ETL with APIs
The NASAResource
gives us the ability to extract data, but it leaves us in a slightly more ambiguous position than when we were importing static files. With files, there’s a clear boundary. One file ends, another begins. When extracting data from an API, those boundaries aren’t always as obvious, making it less clear how to structure our assets.
Time bounding
With the NASA API and our resource, we need to provide a date range when pulling data. Some APIs allow filtering down to the minute or even the second, but the NASA API works at the day level. This makes it easy to structure our ingestion around pulling a full day's worth of data at a time.
But we do have the question of when should we run the process? If we try to fetch today's data, we can't be sure that all of it has been published yet. The safest approach is to query the API for the previous day’s data by using a rolling, non-overlapping window.
Alternatively, it’s possible to implement a rolling window with overlaps:
This can be useful in two key scenarios:
- When the API allows for data corrections or updates, such as changes to past orders or late-arriving data.

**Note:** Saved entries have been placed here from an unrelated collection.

## Files before the change

newsched_b200/csrc/fft.cu:

```cuda
#include <cmath>
#include <cstdlib>
#include <vector>

#include "fft_core.cuh"

#ifndef B200_FFT_TW2
#define B200_FFT_TW2 1
#endif
#ifndef B200_FFT_SHFL
#define B200_FFT_SHFL 0
#endif
#ifndef B200_FFT_LATEBAR
#define B200_FFT_LATEBAR 0
#endif

namespace b200 {

template <bool FWD, int OUT>
__global__ void __launch_bounds__(256, 2)
    fft4096_kernel(const float2* __restrict__ in, void* __restrict__ out, long long n_vec,
                   const float* __restrict__ weff, const float2* __restrict__ tw1,
                   const float2* __restrict__ tw2)
{
    __shared__ float2 sA[16 * F4K_STRIDE];
    __shared__ float2 sT2[256];
    const int tid = threadIdx.x;

    float wreg[16];
    float2 t1[16];
#pragma unroll
    for (int i = 0; i < 16; i++) {
        wreg[i] = __ldg(weff + i * 256 + tid);
        t1[i] = __ldg(tw1 + i * 256 + tid);
    }
    sT2[tid] = __ldg(tw2 + tid);
    __syncthreads();

    for (long long vec = blockIdx.x; vec < n_vec; vec += gridDim.x) {
        const float2* x = in + vec * 4096;
        float2 v[16];
        if (tid == 0 && vec + gridDim.x < n_vec && ((uintptr_t)in % 16 == 0))
            asm volatile("cp.async.bulk.prefetch.L2.global [%0], %1;" ::"l"(in + (vec + gridDim.x) * 4096),
                         "r"(4096 * 8)
                         : "memory");
#pragma unroll
        for (int i = 0; i < 16; i++)
            v[i] = __ldcs(x + i * 256 + tid);
#pragma unroll
        for (int i = 0; i < 16; i++)
            v[i] = __fmul2_rn(v[i], make_float2(wreg[i], wreg[i]));
        dft16<FWD>(v);
#pragma unroll
        for (int k0 = 0; k0 < 16; k0++)
            sA[k0 * F4K_STRIDE + tid] = cmul(v[pos16(k0)], t1[k0]);
        __syncthreads();
        {
            const int k0 = tid >> 4, n0 = tid & 15;
            float2* row = sA + k0 * F4K_STRIDE + n0;
#pragma unroll
            for (int i = 0; i < 16; i++)
                v[i] = row[i * 16];
            dft16<FWD>(v);
            row[0] = v[pos16(0)];
#pragma unroll
            for (int k1 = 1; k1 < 16; k1++)
                row[k1 * 16] = cmul(v[pos16(k1)], sT2[k1 * 16 + n0]);
        }
        __syncthreads();
        {
            const int k0 = tid & 15, k1 = tid >> 4;
            const float2* row = sA + k0 * F4K_STRIDE + k1 * 16;
#pragma unroll
            for (int i = 0; i < 16; i++)
                v[i] = row[i];
            dft16<FWD>(v);
            if (OUT == B200_FFT_OUT_COMPLEX) {
                float2* y = reinterpret_cast<float2*>(out) + vec * 4096;
#pragma unroll
                for (int k2 = 0; k2 < 16; k2++)
                    __stcs(y + k2 * 256 + tid, v[pos16(k2)]);
            } else {
                float* y = reinterpret_cast<float*>(out) + vec * 4096;
#pragma unroll
                for (int k2 = 0; k2 < 16; k2++) {
                    float2 z = v[pos16(k2)];
                    float p = fmaf(z.x, z.x, z.y * z.y);
                    __stcs(y + k2 * 256 + tid, OUT == B200_FFT_OUT_MAG ? sqrt_approx(p) : p);
                }
            }
        }
        __syncthreads();
    }
}

#ifndef B200_FFT_DBUF
#define B200_FFT_DBUF 0
#endif
#ifndef F4K_NBUF_MAG
#define F4K_NBUF_MAG 2
#endif
constexpr int f4k_nbuf(int out) { return out == B200_FFT_OUT_COMPLEX ? 1 : F4K_NBUF_MAG; }
constexpr size_t f4k_tma_smem(int out)
{
    return (size_t)f4k_nbuf(out) * 4096 * 8 + (B200_FFT_DBUF ? 2 : 1) * 16 * F4K_STRIDE * 8 + 256 * 8 + 32;
}

template <bool FWD, int OUT>
__global__ void __launch_bounds__(256, 2)
    fft4096_tma_kernel(const float2* __restrict__ in, void* __restrict__ out, long long n_vec,
                       const float* __restrict__ weff, const float2* __restrict__ tw1,
                       const float2* __restrict__ tw2)
{
    constexpr int NBUF = f4k_nbuf(OUT);
    extern __shared__ __align__(128) unsigned char smem_raw[];
    float2* sIn0 = reinterpret_cast<float2*>(smem_raw);
    float2* sA0 = sIn0 + 4096 * NBUF;
#if B200_FFT_DBUF
    float2* sT2 = sA0 + 2 * 16 * F4K_STRIDE;
#else
    float2* sT2 = sA0 + 16 * F4K_STRIDE;
#endif
    uint64_t* bar0 = reinterpret_cast<uint64_t*>(sT2 + 256);
    const int tid = threadIdx.x;

    if (tid == 0) {
#pragma unroll
        for (int i = 0; i < NBUF; i++)
            mbar_init(bar0 + i, 1);
        fence_mbar_init();
    }
    float wreg[16];
    float2 t1[16];
#pragma unroll
    for (int i = 0; i < 16; i++) {
        wreg[i] = __ldg(weff + i * 256 + tid);
        t1[i] = __ldg(tw1 + i * 256 + tid);
    }
    sT2[tid] = __ldg(tw2 + tid);
    __syncthreads();
#if B200_FFT_TW2 == 1
    float2 t2r[16];
#pragma unroll
    for (int k1 = 1; k1 < 16; k1++)
        t2r[k1] = sT2[k1 * 16 + (tid & 15)];
#endif
    pdl_wait();
    pdl_launch_dependents();
    long long vec = blockIdx.x;
    if (tid == 0) {
#pragma unroll
        for (int i = 0; i < NBUF; i++)
            if (vec + (long long)i * gridDim.x < n_vec) {
                mbar_arrive_expect_tx(bar0 + i, 4096 * 8);
                bulk_copy_g2s(sIn0 + 4096 * i, in + (vec + (long long)i * gridDim.x) * 4096, 4096 * 8, bar0 + i);
            }
    }
    uint32_t phase = 0;
    int it = 0;
    for (; vec < n_vec; vec += gridDim.x, it++) {
        float2 v[16];
        float2* sIn = sIn0 + (NBUF == 2 ? (it & 1) * 4096 : 0);
        uint64_t* bar = bar0 + (NBUF == 2 ? (it & 1) : 0);
        const uint32_t par = NBUF == 2 ? (uint32_t)((it >> 1) & 1) : phase;
#if B200_FFT_DBUF
        float2* sA = sA0 + (phase ? 16 * F4K_STRIDE : 0);
#else
        float2* sA = sA0;
#endif
        mbar_wait(bar, par);
        phase ^= 1;
#pragma unroll
        for (int i = 0; i < 16; i++)
            v[i] = sIn[i * 256 + tid];
#pragma unroll
        for (int i = 0; i < 16; i++)
            v[i] = __fmul2_rn(v[i], make_float2(wreg[i], wreg[i]));
        dft16<FWD>(v);
#if B200_FFT_LATEBAR
        __syncthreads();
#endif
#pragma unroll
        for (int k0 = 0; k0 < 16; k0++)
            sA[k0 * F4K_STRIDE + tid] = cmul(v[pos16(k0)], t1[k0]);
#if B200_FFT_TW2 == 2
        float2 t2r[16];
#pragma unroll
        for (int k1 = 1; k1 < 16; k1++)
            t2r[k1] = sT2[k1 * 16 + (tid & 15)];
#endif
        __syncthreads();
        if (tid == 0 && vec + (long long)NBUF * gridDim.x < n_vec) {
            mbar_arrive_expect_tx(bar, 4096 * 8);
            bulk_copy_g2s(sIn, in + (vec + (long long)NBUF * gridDim.x) * 4096, 4096 * 8, bar);
        }
#if B200_FFT_SHFL
        {
            const int k0 = tid >> 4, n0 = tid & 15;
            const float2* row = sA + k0 * F4K_STRIDE + n0;
#pragma unroll
            for (int i = 0; i < 16; i++)
                v[i] = row[i * 16];
            dft16<FWD>(v);
            float2 w[16];
            w[0] = v[pos16(0)];
#pragma unroll
            for (int k1 = 1; k1 < 16; k1++)
                w[k1] = cmul(v[pos16(k1)], t2r[k1]);
#pragma unroll
            for (int sft = 1; sft < 16; sft <<= 1) {
                const bool up = (n0 & sft) != 0;
#pragma unroll
                for (int i = 0; i < 16; i++) {
                    if (i & sft)
                        continue;
                    const float2 send = up ? w[i] : w[i | sft];
                    float2 recv;
                    recv.x = __shfl_xor_sync(0xffffffffu, send.x, sft);
                    recv.y = __shfl_xor_sync(0xffffffffu, send.y, sft);
                    if (up)
                        w[i] = recv;
                    else
                        w[i | sft] = recv;
                }
            }
#pragma unroll
            for (int i = 0; i < 16; i++)
                v[i] = w[i];
            dft16<FWD>(v);
            const int k1 = n0;
            if (OUT == B200_FFT_OUT_COMPLEX) {
                float2* y = reinterpret_cast<float2*>(out) + vec * 4096;
#pragma unroll
                for (int k2 = 0; k2 < 16; k2++)
                    __stcs(y + k2 * 256 + k1 * 16 + k0, v[pos16(k2)]);
            } else {
                float* y = reinterpret_cast<float*>(out) + vec * 4096;
#pragma unroll
                for (int k2 = 0; k2 < 16; k2++) {
                    float2 z = v[pos16(k2)];
                    float p = fmaf(z.x, z.x, z.y * z.y);
                    __stcs(y + k2 * 256 + k1 * 16 + k0, OUT == B200_FFT_OUT_MAG ? sqrt_approx(p) : p);
                }
            }
        }
#else
        {
            const int k0 = tid >> 4, n0 = tid & 15;
            float2* row = sA + k0 * F4K_STRIDE + n0;
#pragma unroll
            for (int i = 0; i < 16; i++)
                v[i] = row[i * 16];
            dft16<FWD>(v);
            row[0] = v[pos16(0)];
#pragma unroll
            for (int k1 = 1; k1 < 16; k1++)
#if B200_FFT_TW2
                row[k1 * 16] = cmul(v[pos16(k1)], t2r[k1]);
#else
                row[k1 * 16] = cmul(v[pos16(k1)], sT2[k1 * 16 + n0]);
#endif
        }
        __syncthreads();
        {
            const int k0 = tid & 15, k1 = tid >> 4;
            const float2* row = sA + k0 * F4K_STRIDE + k1 * 16;
#pragma unroll
            for (int i = 0; i < 16; i++)
                v[i] = row[i];
            dft16<FWD>(v);
            if (OUT == B200_FFT_OUT_COMPLEX) {
                float2* y = reinterpret_cast<float2*>(out) + vec * 4096;
#pragma unroll
                for (int k2 = 0; k2 < 16; k2++)
                    __stcs(y + k2 * 256 + tid, v[pos16(k2)]);
            } else {
                float* y = reinterpret_cast<float*>(out) + vec * 4096;
#pragma unroll
                for (int k2 = 0; k2 < 16; k2++) {
                    float2 z = v[pos16(k2)];
                    float p = fmaf(z.x, z.x, z.y * z.y);
                    __stcs(y + k2 * 256 + tid, OUT == B200_FFT_OUT_MAG ? sqrt_approx(p) : p);
                }
            }
        }
#endif
#if !B200_FFT_LATEBAR && !B200_FFT_DBUF
        __syncthreads();
#endif
    }
}

#ifndef B200_F8K_EARLY
#define B200_F8K_EARLY 0
#endif
constexpr size_t F8K_SMEM = 8192 * 8 + 16 * F4K_STRIDE * 8 + 256 * 8 + 32;

template <bool FWD, int I>
__device__ __forceinline__ float2 mul_w32(float2 z)
{
    constexpr double kPi = 3.14159265358979323846;
    constexpr float cr[16] = { 1.f, 0.98078528040323043f, 0.92387953251128674f, 0.83146961230254524f,
                               0.70710678118654752f, 0.55557023301960218f, 0.38268343236508977f,
                               0.19509032201612825f, 0.f, -0.19509032201612825f, -0.38268343236508977f,
                               -0.55557023301960218f, -0.70710678118654752f, -0.83146961230254524f,
                               -0.92387953251128674f, -0.98078528040323043f };
    constexpr float si[16] = { 0.f, 0.19509032201612825f, 0.38268343236508977f, 0.55557023301960218f,
                               0.70710678118654752f, 0.83146961230254524f, 0.92387953251128674f,
                               0.98078528040323043f, 1.f, 0.98078528040323043f, 0.92387953251128674f,
                               0.83146961230254524f, 0.70710678118654752f, 0.55557023301960218f,
                               0.38268343236508977f, 0.19509032201612825f };
    (void)kPi;
    if (I == 0)
        return z;
    constexpr float wr = cr[I], wi = FWD ? -si[I] : si[I];
    return make_float2(fmaf(-z.y, wi, z.x * wr), fmaf(z.x, wi, z.y * wr));
}

template <bool FWD, int I = 0>
__device__ __forceinline__ void f8k_split(float2 (&a)[16], float2* sIn, const float* __restrict__ w0,
                                          const float* __restrict__ w1, float2 wt, int tid)
{
    if constexpr (I < 16) {
        const float2 x0 = __fmul2_rn(sIn[I * 256 + tid], make_float2(w0[I], w0[I]));
        const float2 x1 = __fmul2_rn(sIn[4096 + I * 256 + tid], make_float2(w1[I], w1[I]));
        a[I] = x0 + x1;
        sIn[I * 256 + tid] = cmul(mul_w32<FWD, I>(x0 - x1), wt);
        f8k_split<FWD, I + 1>(a, sIn, w0, w1, wt, tid);
    }
}

template <bool FWD, int OUT>
__global__ void __launch_bounds__(256, 2)
    fft8192_kernel(const float2* __restrict__ in, void* __restrict__ out, long long n_vec,
                   const float* __restrict__ weff, const float2* __restrict__ tw1,
                   const float2* __restrict__ tw2, float odd_sign)
{
    extern __shared__ __align__(128) unsigned char smem_raw[];
    float2* sIn = reinterpret_cast<float2*>(smem_raw);
    float2* sA = sIn + 8192;
    float2* sT2 = sA + 16 * F4K_STRIDE;
    uint64_t* bar = reinterpret_cast<uint64_t*>(sT2 + 256);
    const int tid = threadIdx.x;
    if (tid == 0) {
        mbar_init(bar, 1);
        mbar_init(bar + 1, 1);
        fence_mbar_init();
    }
    float2 t1[16];
#pragma unroll
    for (int i = 0; i < 16; i++)
        t1[i] = __ldg(tw1 + i * 256 + tid);
    sT2[tid] = __ldg(tw2 + tid);
    float2 wt;
    {
        float sn, cs_;
        sincospif((float)tid / 4096.0f, &sn, &cs_);
        wt = make_float2(cs_ * odd_sign, (FWD ? -sn : sn) * odd_sign);
    }
    __syncthreads();
    pdl_wait();
    pdl_launch_dependents();
    long long vec = blockIdx.x;
    if (tid == 0 && vec < n_vec) {
        mbar_arrive_expect_tx(bar, 4096 * 8);
        bulk_copy_g2s(sIn, in + vec * 8192, 4096 * 8, bar);
        mbar_arrive_expect_tx(bar + 1, 4096 * 8);
        bulk_copy_g2s(sIn + 4096, in + vec * 8192 + 4096, 4096 * 8, bar + 1);
    }
    uint32_t phase = 0;
    for (; vec < n_vec; vec += gridDim.x) {
        float2 e[16], v[16];
// ... 436 lines not shown
            __stcs(dst, make_float4(m[0], m[1], m[2], m[3]));
            __stcs(dst + 1, make_float4(m[4], m[5], m[6], m[7]));
        }
    }
}
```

- To add resiliency in the event of failures. If one run fails, the next overlapping window might successfully capture the missed data.
Rolling windows with overlaps do introduce added complexity. Since overlapping periods will process the same data more than once, this needs to be handled at the destination layer. This can be done using:
- Hard deletes, where old overlapping data is removed before new data is loaded.
- Soft deletes, where older records are marked as outdated and superseded by the newer ones.
For the purposes of this course, we’ll stick to rolling windows without overlaps, which provide a simpler and more deterministic ingestion model.